Man, I hope I never have to go to a city where there is a dojo like on every other city block, maybe I might feel kinda goofy Jumping and Kiai in my apartment while those other fools make the dedication to get there butts into a real school


----------



## Ronin Moose (May 2, 2005)

*Jeremiah:*  Thanks for sharing your experience about the IKCA and how it has worked for you.  It's a real shame that some folks can't resist the temptation to take cheap shots at somebody who is just trying to post in a forum, but I guess you just have to consider the source.  Good luck to you.


----------



## thesensei (May 2, 2005)

The Kai said:
			
		

> It's a shame when you leave in a back water town (like san fran), Kenpo got to be hard to find.  Your couch on the other hand.
> 
> Man, I hope I never have to go to a city where there is a dojo like on every other city block, maybe I might feel kinda goofy Jumping and Kiai in my apartment while those other fools make the dedication to get there butts into a real school



   I love you too!!   

First of all, I am not IN SF - only in the area.  There are several good Kenpo schools around.  However, with a family and a job, they are too far away to train regularly.  Yes, there are dojo's on just about every corner, even in my town!  And, I have visited almost every one of them.  However, they are not what I am looking for.  And no, I don't feel goofy, because I know that I'm working just as hard, and putting just as much effort into it as I would if I were at a "real" school.  

As it's been said, the IKCA is not for everyone!  But it is a big help to me, and I do believe that it is increasing my ability and knowledge of Kenpo.

Salute,
Jeremiah


----------



## Rick Wade (May 2, 2005)

Man now I have a complex 

Maybe I shouldn't practice in the back yard anymore.

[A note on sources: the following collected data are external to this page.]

# calderpg/voxelized_geometry_tools

Hardware: AMD Instinct MI355X
Metric: Mvoxels/s for 1024^3 float SDF extract @1 GPU; % HBM roofline (higher is better)
Workload: dtype int32; 1 GPU; 1024^3 float SDF, D1 spheres seed 42, res 0.01, device-resident; workload_key=c4, parallelism=single GPU, edt_variant=0

## Files before the change

### voxelized_geometry_tools_amd/csrc/edt_sweep_kernels.hip

```cpp
#include "edt_device.hpp"
#include "edt_line_geom.hpp"

#include <cstdlib>
#include <type_traits>

namespace vgt
{
namespace
{
#ifndef VGT_SWEEP_BAND
#define VGT_SWEEP_BAND 16
#endif
#ifndef VGT_SWEEP_RING
#define VGT_SWEEP_RING 32
#endif
#ifndef VGT_SWEEP_CHUNK
#define VGT_SWEEP_CHUNK 8
#endif
#ifndef VGT_SWEEP_WAVES
#define VGT_SWEEP_WAVES 4
#endif
#ifndef VGT_SWEEP_GROUP
#define VGT_SWEEP_GROUP 2
#endif
constexpr int kBand = VGT_SWEEP_BAND;
constexpr int kWord = 32;
#ifndef VGT_SWEEP_RING_WIDE
#define VGT_SWEEP_RING_WIDE 16
#endif
#ifndef VGT_SWEEP_CHUNK_WIDE
#define VGT_SWEEP_CHUNK_WIDE 4
#endif
#ifndef VGT_SWEEP_GROUPS
#define VGT_SWEEP_GROUPS 8
#endif
constexpr int kSweepGroups = VGT_SWEEP_GROUPS;
constexpr int kCounterStride = 32;
constexpr int kMaxSweepSlots = 4096;
template <bool kPacked>
struct RingShape
{
  static constexpr int kRing = kPacked ? VGT_SWEEP_RING : VGT_SWEEP_RING_WIDE;
  static constexpr int kChunk = kPacked ? VGT_SWEEP_CHUNK : VGT_SWEEP_CHUNK_WIDE;
  static_assert(kBand % kChunk == 0 && kRing >= 4 * kChunk && (kRing & (kRing - 1)) == 0 && kChunk % 4 == 0, "sizes");
};
constexpr int kFar = 32768;
static_assert(kWord % kBand == 0 && kBand % 2 == 0, "sizes");
#ifdef VGT_HOST_EMULATION
uint64_t class_band_tally[3] = {0, 0, 0};
#endif


template <bool kPacked>
struct Codec;
template <>
struct Codec<true>
{
  using Entry = uint32_t;
  static constexpr int32_t kSentinelG = (1 << 22) - 3;
  static __device__ __forceinline__ Entry Pack(int32_t G, int row)
  {
    return (static_cast<uint32_t>(G) << 10) | static_cast<uint32_t>(row);
  }
  static __device__ __forceinline__ int32_t G(Entry e) { return static_cast<int32_t>(e >> 10); }
  static __device__ __forceinline__ int Row(Entry e) { return static_cast<int>(e & 1023u); }
  static __device__ __forceinline__ Entry Unknown() { return ~0u; }
  static __device__ __forceinline__ bool IsUnknown(Entry e) { return e == ~0u; }
};
template <>
struct Codec<false>
{
  using Entry = uint2;
  static constexpr int32_t kSentinelG = 1 << 30;
  static __device__ __forceinline__ Entry Pack(int32_t G, int row)
  {
    return make_uint2(static_cast<uint32_t>(G), static_cast<uint32_t>(row));
  }
  static __device__ __forceinline__ int32_t G(Entry e) { return static_cast<int32_t>(e.x); }
  static __device__ __forceinline__ int Row(Entry e) { return static_cast<int>(e.y); }
  static __device__ __forceinline__ Entry Unknown() { return make_uint2(0u, ~0u); }
  static __device__ __forceinline__ bool IsUnknown(Entry e) { return e.y == ~0u; }
};

#ifndef VGT_SWEEP_NT
#define VGT_SWEEP_NT 3
#endif
__device__ __forceinline__ void StoreQuad(uint4* p, uint32_t a, uint32_t b, uint32_t c, uint32_t d)
{
#if defined(VGT_HOST_EMULATION) || !(VGT_SWEEP_NT & 8)
  *p = make_uint4(a, b, c, d);
#else
  using Raw = uint32_t __attribute__((ext_vector_type(4)));
  Raw r;
  r.x = a; r.y = b; r.z = c; r.w = d;
  __builtin_nontemporal_store(r, reinterpret_cast<Raw*>(p));
#endif
}
__device__ __forceinline__ uint4 LoadQuad(const uint4* p)
{
#if defined(VGT_HOST_EMULATION) || !(VGT_SWEEP_NT & 8)
  return *p;
#else
  using Raw = uint32_t __attribute__((ext_vector_type(4)));
  const Raw r = __builtin_nontemporal_load(reinterpret_cast<const Raw*>(p));
  return make_uint4(r.x, r.y, r.z, r.w);
#endif
}
__device__ __forceinline__ void StorePair(uint2* p, uint32_t a, uint32_t b)
{
#if defined(VGT_HOST_EMULATION) || !(VGT_SWEEP_NT & 4)
  *p = make_uint2(a, b);
#else
  using Raw = uint32_t __attribute__((ext_vector_type(2)));
  Raw r;
  r.x = a; r.y = b;
  __builtin_nontemporal_store(r, reinterpret_cast<Raw*>(p));
#endif
}
__device__ __forceinline__ uint2 LoadPair(const uint2* p)
{
#if defined(VGT_HOST_EMULATION) || !(VGT_SWEEP_NT & 4)
  return *p;
#else
  using Raw = uint32_t __attribute__((ext_vector_type(2)));
  const Raw r = __builtin_nontemporal_load(reinterpret_cast<const Raw*>(p));
  return make_uint2(r.x, r.y);
#endif
}

template <int N>
__device__ __forceinline__ void StoreChunk(uint32_t* dst, const uint32_t (&e)[N])
{
#pragma unroll
  for (int j = 0; j < N / 4; j++)
    StoreQuad(reinterpret_cast<uint4*>(dst) + j, e[4 * j], e[4 * j + 1], e[4 * j + 2], e[4 * j + 3]);
}
template <int N>
__device__ __forceinline__ void LoadChunk(const uint32_t* src, uint32_t (&e)[N])
{
#pragma unroll
  for (int j = 0; j < N / 4; j++)
  {
    const uint4 a = LoadQuad(reinterpret_cast<const uint4*>(src) + j);
    e[4 * j] = a.x;
    e[4 * j + 1] = a.y;
    e[4 * j + 2] = a.z;
    e[4 * j + 3] = a.w;
  }
}
template <int N>
__device__ __forceinline__ void StoreChunk(uint2* dst, const uint2 (&e)[N])
{
#pragma unroll
  for (int j = 0; j < N / 2; j++)
    StoreQuad(reinterpret_cast<uint4*>(dst) + j, e[2 * j].x, e[2 * j].y, e[2 * j + 1].x, e[2 * j + 1].y);
}
template <int N>
__device__ __forceinline__ void LoadChunk(const uint2* src, uint2 (&e)[N])
{
#pragma unroll
  for (int j = 0; j < N / 2; j++)
  {
    const uint4 a = LoadQuad(reinterpret_cast<const uint4*>(src) + j);
    e[2 * j] = make_uint2(a.x, a.y);
    e[2 * j + 1] = make_uint2(a.z, a.w);
  }
}

#ifdef VGT_HOST_EMULATION
#define VGT_GLOBAL
#else
#define VGT_GLOBAL __attribute__((address_space(1)))
#endif
template <typename T>
__device__ __forceinline__ VGT_GLOBAL T* UniformPointer(const VGT_GLOBAL T* p)
{
  const uint64_t v = reinterpret_cast<uint64_t>(p);
  const uint32_t lo = __builtin_amdgcn_readfirstlane(static_cast<uint32_t>(v));
  const uint32_t hi = __builtin_amdgcn_readfirstlane(static_cast<uint32_t>(v >> 32));
  return reinterpret_cast<VGT_GLOBAL T*>((static_cast<uint64_t>(hi) << 32) | lo);
}
template <typename T>
__device__ __forceinline__ VGT_GLOBAL T* GlobalPointer(T* p)
{
#ifdef VGT_HOST_EMULATION
  return p;
#else
  return reinterpret_cast<VGT_GLOBAL T*>(reinterpret_cast<uint64_t>(p));
#endif
}

__device__ __forceinline__ int32_t Mad24Uniform(int32_t a, int32_t b_uniform, int32_t c)
{
#ifdef VGT_HOST_EMULATION
  return a * b_uniform + c;
#else
  int32_t d;
  asm("v_mad_i32_i24 %0, %1, %2, %3" : "=v"(d) : "v"(a), "s"(b_uniform), "v"(c));
  return d;
#endif
}

__device__ __forceinline__ int32_t FreshCopy(int32_t v)
{
#ifdef VGT_HOST_EMULATION
  return v;
#else
  int32_t d;
  asm("v_mov_b32 %0, %1" : "=v"(d) : "v"(v));
  return d;
#endif
}
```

Well looks like I have to be spending more time at the School.


----------



## Pacificshore (May 4, 2005)

thesensei said:
			
		

> First of all, this is not meant to argue whether or not video training/testing, or the IKCA in particular, is a viable training method.  If you want answers to that question, there are plenty of other threads discussing the issue.  This is simply to explain my journey, and reason.  Other IKCA'ers - join in!  It may help others who are wondering about which direction to go.
> 
> I began studying Chinese Kenpo - an older form in the Parker lineage.  I loved it!  It was great - especially when I compared what I was doing to friends who were in TKD McDojos!  I could see a big difference, and I had a great instructor.  Unfortunately, the time came when I moved, and was no longer able to keep up a regular training regimen with my instructor.  I did the long distance thing for a while, but with college, and paying my way through, I did not have the time or money to make the frequent weekend trips!  I began studying American Karate, while teaching for that school in several YMCA programs.  By the time that school went "under," and the instructor moved away, I had earned a black belt, but once again was without a teacher.  I began studying TKD in a local school.  The camaraderie was great, and I loved the school environment.  But, it wasn't Kenpo.
> 
> ...


Thanks for sharing your personal experience with the IKCA.  So long as your happy with your situation, and that you are in a continued state of learning, then nothing else matters, or negative opinions for that matter


----------



## cmeisenzahl (May 5, 2005)

I am fortunate in that I learn from an on-site instructor, but the Kenpo he teaches is IKCA based. I enjoy it quite a bit. I've also started watching a David German video which looks amazing.


 Chris


----------